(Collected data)
int flush_deferred_impl(a3_ctx* ctx, hipEvent_t after);
int flush_deferred_locked(a3_ctx* ctx, hipEvent_t after) {
    const int rc = flush_deferred_impl(ctx, after);
    if (rc) ctx->back_rc = rc;
    return rc;
}
int flush_deferred_impl(a3_ctx* ctx, hipEvent_t after) {
    if (!ctx->back_deferred) return A3_OK;
    ctx->back_deferred = false;
    for (size_t i = 0; i < g_deferred.size(); i++)
// ... 193 lines not shown
        ctx->per_frame = reinterpret_cast<uint32_t*>(z + head_off + 256 + ctr_bytes);
        ctx->markers_ptr = reinterpret_cast<a3_marker*>(z + head_off + head_bytes);
        zero_p = z; zero_bytes = (head_off + head_bytes + 15) & ~(size_t)15;
        return launch ? launch_zero(st, zero_p, zero_bytes) : hipSuccess;
    };
    std::vector<Chunk> chunks;
    std::vector<uint64_t> fd;
    if (device_plan) {
        if (int rc = ensure_chain_buffers(ctx, st, b, cap_d)) return rc;
        chunks.push_back(Chunk{0, n, cap_d, (uint32_t)std::min<uint64_t>(cap_d, 0xFFFFFFFFu)});
        A3_HIP(layout_zero_block(1, n, false));
        ctx->frame_darts_ptr = ctx->frame_darts_dev.as<unsigned long long>();
    } else {
        A3_HIP(ctx->tile_darts.ensure(tile_darts_bytes(W, H, n)));
        ctx->frame_darts_ptr = ctx->frame_darts.as<unsigned long long>();
        A3_HIP(hipMemsetAsync(ctx->frame_darts.p, 0, (size_t)n * 8, st));
    }
    A3_HIP(launch_dart_count(st, ctx->bin.as<uint64_t>(), (int)W, (int)H, 0, n, ctx->frame_darts_ptr, ctx->tile_darts.as<uint32_t>(), cap_d,
                             device_plan ? ctx->frame_base.as<uint32_t>() : nullptr, device_plan ? ctx->scratch_u32 + 8 : nullptr,
                             device_plan ? zero_p : nullptr, device_plan ? zero_bytes : 0));
    const uint32_t* n_live = device_plan ? ctx->scratch_u32 + 8 : nullptr;
    uint32_t max_chunk_frames = n;
    if (!device_plan) {
        if (int rc = ensure_pinned(ctx, std::max<size_t>((size_t)n * 8, 1 << 16))) return rc;
        A3_HIP(hipMemcpyAsync(ctx->pinned, ctx->frame_darts.p, (size_t)n * 8, hipMemcpyDeviceToHost, st));
        A3_HIP(wait_stream(st));
        fd.assign((uint64_t*)ctx->pinned, (uint64_t*)ctx->pinned + n);
        uint64_t biggest = 0;
        for (uint64_t v : fd) { biggest = std::max(biggest, v); ctx->stats.darts += v; }
        if (biggest > kHardMaxDarts) return fail(ctx, A3_ERR_LIMIT, "a frame needs more contour-graph nodes than 32-bit indices allow");
        if (biggest > ctx->max_darts) ctx->max_darts = biggest;
        Chunk c{0, 0, 0, 0};
        for (uint32_t f = 0; f < n; f++) {
            if (c.count && (c.darts + fd[f] > ctx->max_darts || c.count >= kMaxChunkFrames)) { chunks.push_back(c); c = Chunk{f, 0, 0, 0}; }
            c.count++; c.darts += fd[f]; c.max_frame_darts = (uint32_t)std::max<uint64_t>(c.max_frame_darts, fd[f]);
        }
        if (c.count) chunks.push_back(c);
        max_chunk_frames = 0; uint64_t max_chunk_darts = 0;
        for (auto& c : chunks) { max_chunk_frames = std::max(max_chunk_frames, c.count); max_chunk_darts = std::max(max_chunk_darts, c.darts); }
        if (int rc = ensure_dart_pool(ctx, pool_darts_of(ctx, max_chunk_darts, chunks.size()))) return rc;
        A3_HIP(ctx->pix_base.ensure((size_t)max_chunk_frames * npx * 4));
        A3_HIP(ctx->frame_base.ensure((size_t)(max_chunk_frames + 1) * 4 * chunks.size()));
        A3_HIP(layout_zero_block(chunks.size(), max_chunk_frames, true));
        A3_HIP(ctx->contours.ensure((size_t)ctx->max_contours * sizeof(ContourRec)));
        A3_HIP(ctx->cyc_start_off.ensure((size_t)ctx->max_contours * 4));
        A3_HIP(ctx->points.ensure(ctx->max_points * 4));
        std::vector<uint32_t> bases;
        for (auto& c : chunks) {
            uint32_t acc = 0;
            for (uint32_t i = 0; i < max_chunk_frames + 1; i++) {
                bases.push_back(acc);
                if (i < c.count) acc += (uint32_t)fd[c.first + i];
            }
        }
        if (int rc = ensure_pinned(ctx, (size_t)n * 8 + bases.size() * 4 + (1 << 16))) return rc;
        uint32_t* h_bases = reinterpret_cast<uint32_t*>((uint8_t*)ctx->pinned + (size_t)n * 8);
        memcpy(h_bases, bases.data(), bases.size() * 4);
        A3_HIP(hipMemcpyAsync(ctx->frame_base.p, h_bases, bases.size() * 4, hipMemcpyHostToDevice, st));
    }
    ctx->stats.chunks = (uint32_t)chunks.size();

    unsigned int* d_err = ctx->scratch_u32 + 4;
    unsigned int* d_entry_count = ctx->scratch_u32 + 32;
    unsigned int* d_leader_count = ctx->scratch_u32 + 16;
    unsigned int* d_dead_count = ctx->scratch_u32 + 48;

    const uint64_t* d_bin = ctx->bin.as<uint64_t>();
    const double image_diag = std::sqrt((double)W * W + (double)H * H);
    const double eps_factor = ctx->cfg.contour_simplification_epsilon;
    const int resolve_iters = ctx->resolve_full_ttl > 0 ? ctx->resolve_iters_hint : 0;
    const int inline_resolve_W = ctx->resolve_full_ttl > 0 ? 0 : (int)W;
    const int keep_all = b.taps ? 1 : 0;
    int rounds_max = 0;
    for (size_t ci = 0; ci < chunks.size(); ci++) {
        const Chunk& c = chunks[ci];
        DeviceCounters* ctr = ctx->counters + ci;
        const uint32_t* fb = ctx->frame_base.as<uint32_t>() + ci * (max_chunk_frames + 1);
        const uint32_t nd = (uint32_t)c.darts;
        if (nd == 0) continue;
        if (ci > 0) {
            A3_HIP(hipMemsetAsync(d_leader_count, 0, 4 * 32, st));
            A3_HIP(hipMemsetAsync(ctx->frame_cursor, 0, (size_t)c.count * 4, st));
        }
        const uint32_t* tile_off = ctx->tile_darts.as<uint32_t>() + tile_off_offset(W, H, n);
        A3_HIP(launch_dart_build(st, d_bin, (int)W, (int)H, c.first, c.count, fb, tile_off, ctx->pix_base.as<uint32_t>(),
                                 ctx->tile_darts.as<uint32_t>(), ctx->d_xy.as<uint64_t>(), ctx->d_succ.as<uint32_t>(), nd, n_live, 0,
                                 reinterpret_cast<const unsigned long long*>(ctx->tile_darts.as<uint8_t>() + tile_mask_offset_bytes(W, H, n))));
        int rounds = 1;
        while ((1ull << rounds) < (uint64_t)c.max_frame_darts && rounds < 31) rounds++;
        rounds += 1;
        rounds = std::min(rounds, ctx->jump_rounds_hint);
        if (const int cap = g_jump_rounds_cap.load(std::memory_order_relaxed); cap > 0 && ctx->jump_rounds_hint < 32) rounds = std::min(rounds, cap);
        rounds_max = std::max(rounds_max, rounds);
        uint32_t* const frame_entries = ctx->entry_global_ttl > 0 ? nullptr : ctx->frame_cursor;
        const bool dense_graph = (uint64_t)nd * 10u >= (uint64_t)c.count * npx;
        unsigned int* const dead_ctr = (keep_all || !dense_graph) ? nullptr : d_dead_count;
        A3_HIP(launch_rank_cycles(st, nd, (int)W, ctx->d_xy.as<uint64_t>(), ctx->d_succ.as<uint32_t>(),
                                  ctx->entry_list.as<uint32_t>(), d_entry_count, ctx->es_a.p, ctx->es_b.p,
                                  ctx->fin.p, ctx->leader_list.as<uint32_t>(), d_leader_count, rounds, ctr, n_live, 0, fb,
                                  frame_entries, c.count, 1, min_edge_length, dead_ctr, inline_resolve_W > 0 ? 1 : 0));
        if (rel_mode == 2) { if (int rc = release_waiting()) return rc; }
        ctx->dbg_nd = nd; ctx->dbg_frames = c.count; ctx->dbg_chunks = (uint32_t)chunks.size();
        A3_HIP(launch_rank_cycles(st, nd, (int)W, ctx->d_xy.as<uint64_t>(), ctx->d_succ.as<uint32_t>(),
                                  ctx->entry_list.as<uint32_t>(), d_entry_count, ctx->es_a.p, ctx->es_b.p,
                                  ctx->fin.p , ctx->leader_list.as<uint32_t>(), d_leader_count, rounds, ctr,
                                  n_live, 0, fb, frame_entries, c.count, 2, min_edge_length, dead_ctr, inline_resolve_W > 0 ? 1 : 0));
        const void* fin = ctx->fin.p;
        A3_HIP(launch_resolve(st, fin, nd, (int)W, ctx->d_xy.as<uint64_t>(), ctx->leader_list.as<uint32_t>(), d_leader_count,
                              ctx->t_cur.as<uint64_t>(), ctx->t_next.as<uint64_t>(), ctr, resolve_iters, n_live));
        A3_HIP(launch_select_scatter(st, fin, nd, ctx->leader_list.as<uint32_t>(), d_leader_count, ctx->d_succ.as<uint32_t>(), ctx->t_cur.as<uint64_t>(), fb,
                                     c.count, c.first, min_edge_length, eps_factor, image_diag,
                                     ctx->contours.as<ContourRec>(), ctx->cyc_start_off.as<uint32_t>(), ctx->max_contours, ctx->max_points, ctr,
                                     ctx->d_xy.as<uint64_t>(), ctx->points.as<uint32_t>(), n_live, inline_resolve_W, ctx->leader_keep.as<uint32_t>(),
                                     keep_all, finalize_inline(frame_entries != nullptr, inline_resolve_W > 0) ? ctx->es_a.p : nullptr));
        A3_HIP(launch_contour_quads(st, ctx->contours.as<ContourRec>(), ctr, ctx->max_contours, ctx->points.as<uint32_t>(),
                                    eps_factor, min_edge_length, c.first, kMaxCand,
                                    ctx->cands.as<CandRec>() + (size_t)c.first * kMaxCand, ctx->cand_count + c.first, d_err,
                                    W <= 16384u && H <= 16384u ? 1 : 0, nd));
    }
    if (rel_mode != 0) { if (int rc = release_waiting()) return rc; }
    if (b.prof >= 2) A3_HIP(hipEventRecord(ctx->ev[2], st));

    b.src = b.need_grey ? PixelSrc{ctx->grey.as<uint8_t>(), W, (unsigned long long)npx, kFmtGreyPlane}
                        : PixelSrc{b.pixels, b.row_stride, b.frame_stride, b.fmt};
    ctx->dbg_src = b.src;
    b.head_bytes = head_bytes;
    if (int rc = ensure_back_buffers(ctx, b, head_bytes)) return rc;
    b.device_plan = device_plan; b.n_chunks = chunks.size(); b.chunk0_darts = chunks.empty() ? 0 : chunks[0].darts;
    b.ctr_bytes = ctr_bytes; b.rounds_max = rounds_max;
    ctx->counts_valid = false;
    if (ctx->allow_defer && !defer_locked && b.profiling < 2 && ctx->batch_mode != 0) {
        A3_HIP(hipEventRecord(ctx->ev_contours, st));
        std::lock_guard<std::mutex> lk(g_defer_mu);
        ctx->back_deferred = true;
        ctx->back_rc = 0;
        ctx->stepping = A3_STEP_DECODE_DEFERRED;
        g_deferred.push_back(ctx);
    } else if (int rc = enqueue_back(ctx, st, b)) return rc;
    b.active = true;
    return A3_OK;
}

Work task:
Could you reproduce, exactly, every line above from the line with "std::vector<Chunk> chunks;" to the line with "device_plan ? ctx->frame_base.as<uint32_t>()", and no other line? Both ends count.

Response area:
    std::vector<Chunk> chunks;
    std::vector<uint64_t> fd;
    if (device_plan) {
        if (int rc = ensure_chain_buffers(ctx, st, b, cap_d)) return rc;
        chunks.push_back(Chunk{0, n, cap_d, (uint32_t)std::min<uint64_t>(cap_d, 0xFFFFFFFFu)});
        A3_HIP(layout_zero_block(1, n, false));
        ctx->frame_darts_ptr = ctx->frame_darts_dev.as<unsigned long long>();
    } else {
        A3_HIP(ctx->tile_darts.ensure(tile_darts_bytes(W, H, n)));
        ctx->frame_darts_ptr = ctx->frame_darts.as<unsigned long long>();
        A3_HIP(hipMemsetAsync(ctx->frame_darts.p, 0, (size_t)n * 8, st));
    }
    A3_HIP(launch_dart_count(st, ctx->bin.as<uint64_t>(), (int)W, (int)H, 0, n, ctx->frame_darts_ptr, ctx->tile_darts.as<uint32_t>(), cap_d,
                             device_plan ? ctx->frame_base.as<uint32_t>() : nullptr, device_plan ? ctx->scratch_u32 + 8 : nullptr,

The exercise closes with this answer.